Mozambique bishop prays for peace

An African bishop from one of the world’s poorest but most beautiful countries has called on Christians to pray for the continent’s newest member, South Sudan, which achieved independence last weekend after decades of war and the loss of well over 1.5 million lives.

Bishop Dinis sharing the peace and hoping for calm in South Sudan
Bishop Dinis sharing the peace and hoping for calm in South Sudan

Speaking at a Eucharist held at the church of St John Divine in south London on 9 July, Dinis Sengulane, Bishop of Lebombo (Southern Mozambique) told a congregation composed of members of the 105-year old Mozambique Angola Association (MANNA): "Africa’s youngest country faces many problems and has gained independence at a time when the gap between the rich and the poor world’s is growing rather than decreasing. Above all, let us pray for peace in that country"

The largely Christian south’s independence (9 July) hopefully ends decades of conflict the mainly Muslim north in which an estimated 1.5 million people were killed.

Fears of a new war resurfaced after recent fighting in two border areas, Abyei and South Kordofan, where some 170,000 people have been forced from their homes. Separate deals – and the withdrawal of rival forces from the border – have calmed tensions. But the two sides must still decide on issues such as drawing up the new border and how to divide Sudan's debts and oil wealth.

In an interview Bishop Dinis (65) said that the independence of South Sudan reminded him of the day – 36 years ago this November- when his own country received its freedom after a decade of guerrilla war against Portugal.

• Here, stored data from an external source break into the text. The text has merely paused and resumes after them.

# zju3dv/pvnet

Hardware: NVIDIA H100
Metric: images/sec (480x640, K=9) backbone+vote (higher is better)
Workload: dtype tf32 (fp32 storage, fp32 accumulate; vote fp32/fp64)

## Files before the change

pvnet_b200/csrc/conv_tc.cu:

```cuda
#include "conv_tc.cuh"
#include "ptx.cuh"

#include <cstdlib>
#include <mutex>
#include <new>

namespace pvnet {

struct ConvGeom {
    int Ho, Wo;
    int tiles_x, tiles_y, total_m_tiles;
    int TH, TW;
    int taps, cin_chunks, cin_pad;
    int Cout, BN;
    int out_cs, out_co;
    int res_cs, res_co;
    int act;
    int round_out;
    signed char tap_map[9];
    short tap_ox[9], tap_oy[9];
    int n_items;
    int stages;
};

struct AMaps {
    CUtensorMap m[4];
};

constexpr int CONV_THREADS = 288;
constexpr int CONV_KC = 32;
constexpr int CONV_A_BYTES = 128 * CONV_KC * 4;
constexpr int CONV_SLAB = 32;
constexpr int CONV_SLAB_BYTES = 128 * CONV_SLAB * 4;
constexpr int CONV_EPI_BAR = 1;

template <int BN, bool MC>
__global__ void __launch_bounds__(CONV_THREADS, 1)
    k_conv_tap(const __grid_constant__ AMaps amaps, const __grid_constant__ CUtensorMap tmB,
               const __grid_constant__ CUtensorMap tmOut, const __grid_constant__ CUtensorMap tmRes,
               const __grid_constant__ ConvGeom g, const float *__restrict__ bias, const int has_res)
{
    constexpr int B_BYTES = BN * CONV_KC * 4;
    constexpr int STAGE_BYTES = CONV_A_BYTES + B_BYTES;
    constexpr int SLABS = BN / CONV_SLAB;
    const int STAGES = g.stages;
    extern __shared__ uint8_t smem_raw[];
    uint8_t *smem = reinterpret_cast<uint8_t *>((reinterpret_cast<uintptr_t>(smem_raw) + 1023) & ~uintptr_t(1023));
    uint8_t *slab = smem + (size_t)STAGES * STAGE_BYTES;
    uint64_t *full = reinterpret_cast<uint64_t *>(slab + 2 * CONV_SLAB_BYTES);
    uint64_t *empty = full + STAGES;
    uint64_t *res_full = empty + STAGES;
    uint64_t *res_free = res_full + 2;

    const int warp = threadIdx.x >> 5, lane = threadIdx.x & 31;
    const int tiles_per_img = g.tiles_x * g.tiles_y;
    const int n_tiles_n = g.Cout / BN;
    const int nkb = g.taps * g.cin_chunks;
    const uint32_t crank = MC ? ptx::cluster_ctarank() : 0u;
    const int unit = MC ? (int)blockIdx.x >> 1 : (int)blockIdx.x, nunits = MC ? (int)gridDim.x >> 1 : (int)gridDim.x;
    auto item_tile = [&](int item, int &m_tile, int &n0) {
        const int mi = item / n_tiles_n;
        n0 = (item - mi * n_tiles_n) * BN;
        m_tile = MC ? min(2 * mi + (int)crank, g.total_m_tiles - 1) : mi;
    };

    if (threadIdx.x == 0) {
        for (int s = 0; s < STAGES; ++s) {
            ptx::mbar_init(&full[s], 1);
            ptx::mbar_init(&empty[s], MC ? 16 : 8);
        }
        for (int i = 0; i < 2; ++i) {
            ptx::mbar_init(&res_full[i], 1);
            ptx::mbar_init(&res_free[i], 1);
        }
        ptx::fence_barrier_init();
    }
    __syncthreads();
    if (MC) ptx::cluster_sync();

    if (warp == 8) {
        if (lane == 0) {
            int r_item = has_res ? unit : g.n_items, r_slab = 0;
            uint32_t rq = 0;
            auto poll_res = [&]() {
                if (r_item >= g.n_items) return;
                const uint32_t b = rq & 1u;
                if (!ptx::mbar_test_wait(&res_free[b], ((rq >> 1) & 1u) ^ 1u)) return;
                int m_tile, n0;
                item_tile(r_item, m_tile, n0);
                const int img = m_tile / tiles_per_img;
                const int trem = m_tile - img * tiles_per_img;
                const int tyi = trem / g.tiles_x, txi = trem - tyi * g.tiles_x;
                ptx::mbar_arrive_expect_tx(&res_full[b], (uint32_t)CONV_SLAB_BYTES);
                ptx::tma_load_4d(slab + b * CONV_SLAB_BYTES, &tmRes, &res_full[b], n0 + r_slab * CONV_SLAB, txi * g.TW,
                                 tyi * g.TH, img);
                ++rq;
                if (++r_slab == SLABS) {
                    r_slab = 0;
                    r_item += nunits;
                }
            };
            int s = 0;
            uint32_t ph = 0;
            for (int item = unit; item < g.n_items; item += nunits) {
                int m_tile, n0;
                item_tile(item, m_tile, n0);
                const int img = m_tile / tiles_per_img;
                const int trem = m_tile - img * tiles_per_img;
                const int tyi = trem / g.tiles_x, txi = trem - tyi * g.tiles_x;
                const int y0 = tyi * g.TH, x0 = txi * g.TW;
                for (int tap = 0; tap < g.taps; ++tap)
                    for (int cc = 0; cc < g.cin_chunks; ++cc) {
                        poll_res();
                        while (!(has_res ? ptx::mbar_test_wait(&empty[s], ph ^ 1u) : ptx::mbar_try_wait(&empty[s], ph ^ 1u)))
                            poll_res();
                        ptx::mbar_arrive_expect_tx(&full[s], (uint32_t)STAGE_BYTES);
                        uint8_t *sa = smem + (size_t)s * STAGE_BYTES;
                        ptx::tma_load_4d(sa, &amaps.m[g.tap_map[tap]], &full[s], cc * CONV_KC, x0 + g.tap_ox[tap],
                                         y0 + g.tap_oy[tap], img);
                        if (MC)
                            ptx::tma_load_2d_mc(sa + CONV_A_BYTES + crank * (B_BYTES / 2), &tmB, &full[s],
                                                tap * g.cin_pad + cc * CONV_KC, n0 + (int)crank * (BN / 2), (uint16_t)0x3);
                        else
                            ptx::tma_load_2d(sa + CONV_A_BYTES, &tmB, &full[s], tap * g.cin_pad + cc * CONV_KC, n0);
                        if (++s == STAGES) {
                            s = 0;
                            ph ^= 1u;
                        }
                    }
            }
            while (r_item < g.n_items) poll_res();
        }
    } else {
        const int wg = warp >> 2, wq = warp & 3;
        const int g8 = lane >> 2, t4 = lane & 3;
        const uint32_t smem_u = ptx::smem_u32(smem);
        auto release = [&](int st) {
            ptx::mbar_arrive(&empty[st]);
            if (MC) ptx::mbar_arrive_cluster(&empty[st], crank ^ 1u);
        };
        int s = 0;
        uint32_t ph = 0, sq = 0;
        for (int item = unit; item < g.n_items; item += nunits) {
            float acc[BN / 2];
#pragma unroll
            for (int i = 0; i < BN / 2; ++i) acc[i] = 0.f;
            int prev = -1;
            for (int kb = 0; kb < nkb; ++kb) {
                ptx::mbar_wait(&full[s], ph);
                const uint32_t sa = smem_u + (uint32_t)s * (uint32_t)STAGE_BYTES;
                const uint64_t adesc = ptx::make_kmajor_desc(sa + (uint32_t)(wg * 64 * 128), 128);
                const uint64_t bdesc = ptx::make_kmajor_desc(sa + (uint32_t)CONV_A_BYTES, 128);
                ptx::wgmma_fence();
#pragma unroll
                for (int k = 0; k < CONV_KC / 8; ++k)
                    ptx::Wgmma<BN>::ss(acc, adesc + (uint64_t)(2 * k), bdesc + (uint64_t)(2 * k), (kb | k) != 0 ? 1u : 0u);
                ptx::wgmma_commit();
                ptx::wgmma_wait<1>();
                ptx::fence_regs(acc);
                if (prev >= 0 && lane == 0) release(prev);
                prev = s;
                if (++s == STAGES) {
                    s = 0;
                    ph ^= 1u;
                }
            }
            ptx::wgmma_wait<0>();
            ptx::fence_regs(acc);
            if (lane == 0) release(prev);

            int m_tile, n0;
            item_tile(item, m_tile, n0);
            const int img = m_tile / tiles_per_img;
            const int trem = m_tile - img * tiles_per_img;
            const int tyi = trem / g.tiles_x, txi = trem - tyi * g.tiles_x;
            const uint32_t row_off = (uint32_t)((wg * 64 + wq * 16 + g8) * 128 + (t4 & 1) * 8);
            const uint32_t swz = (uint32_t)(((t4 >> 1) ^ g8) << 4);
            const uint32_t slab_u = ptx::smem_u32(slab);
#pragma unroll
            for (int j = 0; j < SLABS; ++j, ++sq) {
                const uint32_t b = sq & 1u;
                const uint32_t base = slab_u + b * (uint32_t)CONV_SLAB_BYTES + row_off;
                float2 bv[4];
#pragma unroll
                for (int jj = 0; jj < 4; ++jj)
                    bv[jj] = __ldg(reinterpret_cast<const float2 *>(bias + n0 + CONV_SLAB * j + 8 * jj + 2 * t4));
                if (has_res) ptx::mbar_wait(&res_full[b], (sq >> 1) & 1u);
                else ptx::named_bar_sync(CONV_EPI_BAR, 256);
#pragma unroll
                for (int jj = 0; jj < 4; ++jj)
#pragma unroll
                    for (int h = 0; h < 2; ++h) {
                        const uint32_t addr = base + (uint32_t)(h * 8 * 128) + (swz ^ (uint32_t)(32 * jj));
                        const int a = 4 * (4 * j + jj) + 2 * h;
                        float2 v = make_float2(acc[a] + bv[jj].x, acc[a + 1] + bv[jj].y);
                        if (has_res) {
                            const float2 r = ptx::lds64(addr);
                            v.x += r.x;
                            v.y += r.y;
                        }
                        v.x = epi_act(v.x, g.act, g.round_out);
                        v.y = epi_act(v.y, g.act, g.round_out);
                        ptx::sts64(addr, v);
                    }
                ptx::fence_proxy_async();
                ptx::named_bar_sync(CONV_EPI_BAR, 256);
                if (threadIdx.x == 0) {
                    ptx::tma_store_4d(&tmOut, slab + b * CONV_SLAB_BYTES, n0 + CONV_SLAB * j, txi * g.TW, tyi * g.TH, img);
                    ptx::tma_store_commit();
                    if (j == SLABS - 1) ptx::tma_store_wait_read();
                    else ptx::tma_store_wait_read1();
                    if (has_res) {
                        if (j > 0) ptx::mbar_arrive(&res_free[b ^ 1u]);
                        if (j == SLABS - 1) ptx::mbar_arrive(&res_free[b]);
                    }
                }
                __syncwarp();
            }
        }
        if (threadIdx.x == 0) ptx::tma_store_wait_all();
    }
    if (MC) ptx::cluster_sync();
}
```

After Independence in November 1975, Mozambique was ruled by the quasi-Marxist guerrilla movement Frelimo (Frente de Libertaco de Mocambique). Many hospitals and schools were taken over, churches were closed and it was forbidden to hold services in the open air.

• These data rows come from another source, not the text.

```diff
 template <int D, int GI, int GS, int PAR = -1, bool HIZ = false>
 HOP_DEVICE void gj3s_round(Mat& a1, Mat& a2, Mat& x, int tj, const LaneGeo& L, int& signs, double& p, double* rowb) {
     const int gj = 2 * tj + GS;
     const bool isrow = (L.g == gj), iscol = (L.t == tj);
-    double* buf = rowb + (PAR < 0 ? (tj & 1) : PAR) * 48;
+    double* buf = rowb + (PAR < 0 ? (tj & 1) : PAR) * PipeSlab::ROWP;
     gjs_store<GI>(a1, buf, isrow, L.t);
     gjs_store<GI>(a2, buf + 16, isrow, L.t);
     fes_store<GI, GS>(x, buf + 32, iscol, L.g);
@@ -228,24 +235,115 @@
     gjs_apply<D, GI, GS, HIZ>(a2, tj, L, signs, buf + 16, isrow, iscol);
     fes_apply<D, GI, GS>(x, tj, L, signs, p, buf + 32);
 }
-template <int D, int GI, int GS, bool UNROLL, bool U2 = false>
+template <int D, int GI, int GS, bool UNROLL>
 HOP_DEVICE void gj3s_group(Mat& a1, Mat& a2, Mat& x, const LaneGeo& L, int& signs, double& p, double* rowb) {
     constexpr int first = 8 * GI + 4 * GS;
     constexpr int cnt = (D - first) < 4 ? (D - first) : 4;
     if (UNROLL) {
 #pragma unroll
         for (int tj = 0; tj < cnt; ++tj) gj3s_round<D, GI, GS>(a1, a2, x, tj, L, signs, p, rowb);
-    } else if (U2) {
-#pragma unroll 1
-        for (int tj = 0; tj + 1 < cnt; tj += 2) {
-            gj3s_round<D, GI, GS, 0, true>(a1, a2, x, tj, L, signs, p, rowb);
-            gj3s_round<D, GI, GS, 1, true>(a1, a2, x, tj + 1, L, signs, p, rowb);
-        }
-        if (cnt & 1) gj3s_round<D, GI, GS, 0, true>(a1, a2, x, cnt - 1, L, signs, p, rowb);
     } else {
 #pragma unroll 1
         for (int tj = 0; tj < cnt; ++tj) gj3s_round<D, GI, GS>(a1, a2, x, tj, L, signs, p, rowb);
     }
+}
+
+struct PairRows { double r[2][2][2], c[2][2], a, b, d; };
+template <int GI, int GS>
+HOP_DEVICE void pair_load(PairRows& x, const double* buf, int tj, const LaneGeo& L) {
+#pragma unroll
+    for (int m = 0; m < 2; ++m) {
+        ld2(buf + 16 * m + 4 * L.t, x.r[m][0][0], x.r[m][1][0]);
+        ld2(buf + 16 * m + 4 * L.t + 2, x.r[m][0][1], x.r[m][1][1]);
+        ld2(buf + 16 * m + 2 * L.g, x.c[m][0], x.c[m][1]);
+    }
+    const int pj = 4 * tj + 2 * GS + GI;
+    x.a = buf[pj];
+    x.b = buf[pj + 4];
+    x.d = buf[16 + pj + 4];
+}
+template <int GI>
+HOP_DEVICE void gjb_store(const Mat& a, double* buf, bool isrow, bool row1, int t) {
+    if (isrow) {
+        double* r = buf + (row1 ? 16 : 0) + 4 * t;
+        st2(r, a.v[GI][0][0], a.v[GI][1][0]);
+        st2(r + 2, a.v[GI][0][1], a.v[GI][1][1]);
+    }
+}
+template <int GI, int GS>
+HOP_DEVICE void feb_store(const Mat& a, double* buf, bool iscol, bool col1, int g) {
+    if (iscol) st2(buf + (col1 ? 16 : 0) + 2 * g, a.v[0][GI][GS], a.v[1][GI][GS]);
+}
+template <int GI, int GS>
+HOP_DEVICE void gjb_apply(Mat& a, int tj, const LaneGeo& L, int& signs, const double* buf, bool row0, bool row1, bool col0, bool col1) {
+    PairRows x;
+    pair_load<GI, GS>(x, buf, tj, L);
+    const double rinv = pivot_rcp3(x.a);
+    const double l = x.b * rinv;
+    const double p1 = fma(-l, x.b, x.d);
+    double r1[2][2], c1[2];
+#pragma unroll
+    for (int J = 0; J < 2; ++J)
+#pragma unroll
+        for (int s = 0; s < 2; ++s) {
+            const bool cj = (J == GI && s == GS && col0);
+            r1[J][s] = fma(-l, cj ? -1.0 : x.r[0][J][s], cj ? 0.0 : x.r[1][J][s]);
+        }
+#pragma unroll
+    for (int I = 0; I < 2; ++I) {
+        const bool rj = (I == GI && row0);
+        c1[I] = fma(-l, rj ? -1.0 : x.c[0][I], rj ? 0.0 : x.c[1][I]);
+    }
+    gjs_core<GI, GS, true>(a, signs, x.r[0], x.c[0], x.a, rinv, row0, col0);
+    gjs_core<GI, GS, true>(a, signs, r1, c1, p1, pivot_rcp3(p1), row1, col1);
+}
+template <int GI, int GS>
+HOP_DEVICE void feb_apply(Mat& a, int tj, const LaneGeo& L, int& signs, const double* buf) {
+    PairRows x;
+    pair_load<GI, GS>(x, buf, tj, L);
+    signs |= hi_word(x.a);
+    const double rinv = pivot_rcp3(x.a);
+    const double p1 = fma(-(x.b * rinv), x.b, x.d);
+    signs |= hi_word(p1);
+    double r1[2][2], c1[2];
+#pragma unroll
+    for (int J = GI; J < 2; ++J)
+#pragma unroll
+        for (int s = 0; s < 2; ++s) r1[J][s] = fma(-(x.r[0][J][s] * rinv), x.b, x.r[1][J][s]);
+#pragma unroll
+    for (int I = GI; I < 2; ++I) c1[I] = fma(-(x.c[0][I] * rinv), x.b, x.c[1][I]);
+    if (GI == 1) { r1[0][0] = r1[0][1] = c1[0] = 0.0; }
+    fes_core<GI>(a, x.r[0], x.c[0], rinv);
+    fes_core<GI>(a, r1, c1, pivot_rcp3(p1));
+}
+template <int GI, int GS>
+HOP_DEVICE void gj3b_round(Mat& a1, Mat& a2, Mat& x, int tj, const LaneGeo& L, int& signs, double* rowb) {
+    const int gj = 2 * tj + GS;
+    const bool row0 = (L.g == gj), row1 = (L.g == gj + 2), col0 = (L.t == tj), col1 = (L.t == tj + 1);
+    double* buf = rowb + (tj >> 1) * PipeSlab::ROWP;
+    gjb_store<GI>(a1, buf, row0 || row1, row1, L.t);
+    gjb_store<GI>(a2, buf + 32, row0 || row1, row1, L.t);
+    feb_store<GI, GS>(x, buf + 64, col0 || col1, col1, L.g);
+    simt::sync();
+    gjb_apply<GI, GS>(a1, tj, L, signs, buf, row0, row1, col0, col1);
+    gjb_apply<GI, GS>(a2, tj, L, signs, buf + 32, row0, row1, col0, col1);
+    feb_apply<GI, GS>(x, tj, L, signs, buf + 64);
+}
+template <int D, int GI, int GS>
+HOP_DEVICE void gj3b_group(Mat& a1, Mat& a2, Mat& x, const LaneGeo& L, int& signs, double& p, double* rowb) {
+    static_assert(D % 2 == 1, "pivot pairs (j, j+1) with j even: pivot d-1 must be the unpaired last one");
+    constexpr int first = 8 * GI + 4 * GS;
+    constexpr int cnt = (D - first) < 4 ? (D - first) : 4;
+#pragma unroll 1
+    for (int tj = 0; tj + 1 < cnt; tj += 2) gj3b_round<GI, GS>(a1, a2, x, tj, L, signs, rowb);
+    if constexpr ((cnt & 1) != 0) gj3s_round<D, GI, GS, (cnt >> 1) & 1, true>(a1, a2, x, cnt - 1, L, signs, p, rowb);
+}
+template <int D>
+HOP_DEVICE void gj3b_sweep(Mat& a1, Mat& a2, Mat& x, const LaneGeo& L, int& signs, double& p, double* rowb) {
+    gj3b_group<D, 0, 0>(a1, a2, x, L, signs, p, rowb);
+    gj3b_group<D, 0, 1>(a1, a2, x, L, signs, p, rowb);
+    gj3b_group<D, 1, 0>(a1, a2, x, L, signs, p, rowb);
+    gj3b_group<D, 1, 1>(a1, a2, x, L, signs, p, rowb);
 }
 
 template <int D, int GI, int GS, bool UNROLL>
@@ -327,7 +425,7 @@
     using PS = PipeSlab;
     constexpr int n = D - 1;
     constexpr int NT = (D + 7) / 8, KB = (D + 3) / 4, KBM = (M + 3) / 4, NTM = (M + 7) / 8;
-    constexpr bool LOOPED = (SCHED != 0), SMX = (SCHED >= 2), U2 = (SCHED == 3);
+    constexpr bool LOOPED = (SCHED != 0), SMX = (SCHED >= 2), BLK = (SCHED == 3);
     double* rowb = scratch + PipeSlab::ROWB;
     constexpr bool R1 = LastCol<D>::split;
     constexpr int KD = R1 ? KB - 1 : KB;
@@ -561,14 +659,22 @@
         static_assert(D > 12, "the phase placement below assumes four pivot groups");
         vecA(V, k + 2, xcur, ucur);
         int signs = 0;
-        if (SMX) {
-            gj3s_group<D, 0, 0, false, U2>(W, Wt, X0, L, signs, piv, rowb);
+        if (BLK) {
+            gj3b_group<D, 0, 0>(W, Wt, X0, L, signs, piv, rowb);
             vecB(V);
-            gj3s_group<D, 0, 1, false, U2>(W, Wt, X0, L, signs, piv, rowb);
+            gj3b_group<D, 0, 1>(W, Wt, X0, L, signs, piv, rowb);
             vecC(V, k + 2);
-            gj3s_group<D, 1, 0, false, U2>(W, Wt, X0, L, signs, piv, rowb);
+            gj3b_group<D, 1, 0>(W, Wt, X0, L, signs, piv, rowb);
             vecD(V, do_vec);
-            gj3s_group<D, 1, 1, false, U2>(W, Wt, X0, L, signs, piv, rowb);
+            gj3b_group<D, 1, 1>(W, Wt, X0, L, signs, piv, rowb);
+        } else if (SMX) {
+            gj3s_group<D, 0, 0, false>(W, Wt, X0, L, signs, piv, rowb);
+            vecB(V);
+            gj3s_group<D, 0, 1, false>(W, Wt, X0, L, signs, piv, rowb);
+            vecC(V, k + 2);
+            gj3s_group<D, 1, 0, false>(W, Wt, X0, L, signs, piv, rowb);
+            vecD(V, do_vec);
+            gj3s_group<D, 1, 1, false>(W, Wt, X0, L, signs, piv, rowb);
         } else {
             gj3_group<D, 0, 0, !LOOPED>(W, Wt, X0, L, signs, piv);
             vecB(V);
@@ -658,7 +764,10 @@
         Mat d1, d2;
         HOP_FOR_ELEMS(I, J, s) d1.v[I][J][s] = d2.v[I][J][s] = (L.row(I) == L.col(J, s)) ? (SMX ? -1.0 : 1.0) : 0.0;
         int signs = 0;
-        if (SMX) {
+        if (BLK) {
+            simt::sync();
+            gj3b_sweep<D>(d1, d2, X0, L, signs, piv, rowb);
+        } else if (SMX) {
             simt::sync();
             gj3s_group<D, 0, 0, false>(d1, d2, X0, L, signs, piv, rowb);
             gj3s_group<D, 0, 1, false>(d1, d2, X0, L, signs, piv, rowb);
```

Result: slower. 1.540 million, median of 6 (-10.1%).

It was also forbidden for the sacraments to be administered to anyone under the age of 18.

But soon after independence, another war started – this time between FRELIMO and the South African –backed RENAMO (Resistencia Nacional Moccambicana).

Said Bishop Dinis- “Thanks to God, the Anglican Church played a key role in ending that war and bringing peace to our country.”

This courageous man’s early days as a priest in a Marxist state were fraught with danger.

Born in 1946, he served compulsorily in the Portuguese Army until he was 24. Because he was an outstanding soldier and dedicated Christian, he was sent to England to train for the ministry. He returned home and was ordained when he was 28 and elected diocesan bishop when he was just 31.

Those were days when anti-Christian feeling among many of Mozambique’s Moscow and Peking educated new rulers was explosive.

To curb the former excesses of the Roman Catholic Church (which had such a close relationship with the Portuguese authorities) Frelimo introduced a series of restrictions which saw some churches turned into clinics, schoolrooms – sometimes stables for horses used by the army.

When he visited New York with Desmond Tutu in the 1980s, a crowd of American conservative Christians yelled at Bishop Dinis and accused him of being a sell-out for working in a Marxist country. "f you were a Christian you would get out of that Marxist country!" they cried out.

But by staying on and remaining true to the church’s mission, Bishop Dinis won huge respect from the government which went on to modify its Marxist policies, abandoning draconian collective state farms and the one party Marxist-Leninist state in favour of multi-party democracy and elections in 1992.

Bishop Dinis was awarded an All Africa Council of Churches Peace Prize for helping to negotiate peace and reconciliation between Frelimo and Renamo

He is now a leading campaigner against the spread of malaria which claims around a million lives a year, 90 percent of them in Africa.

Before he died two years ago, Canon John Paul, a retired Anglican missionary and author of a book about Anglican life in pre-independence Mozambique "Memoirs of a Revolution" (Penguin, 1975) told me- "After Independence, the government was so hostile to the Catholic and Anglican Churches. Now they are supporting us fully. Isn’t that wonderful?"

Bishop Denis, like millions of Christians around the world, is praying that the peace that eventually came to strife-torn Mozambique will quickly descend upon Africa’s youngest state, oil-rich South Sudan.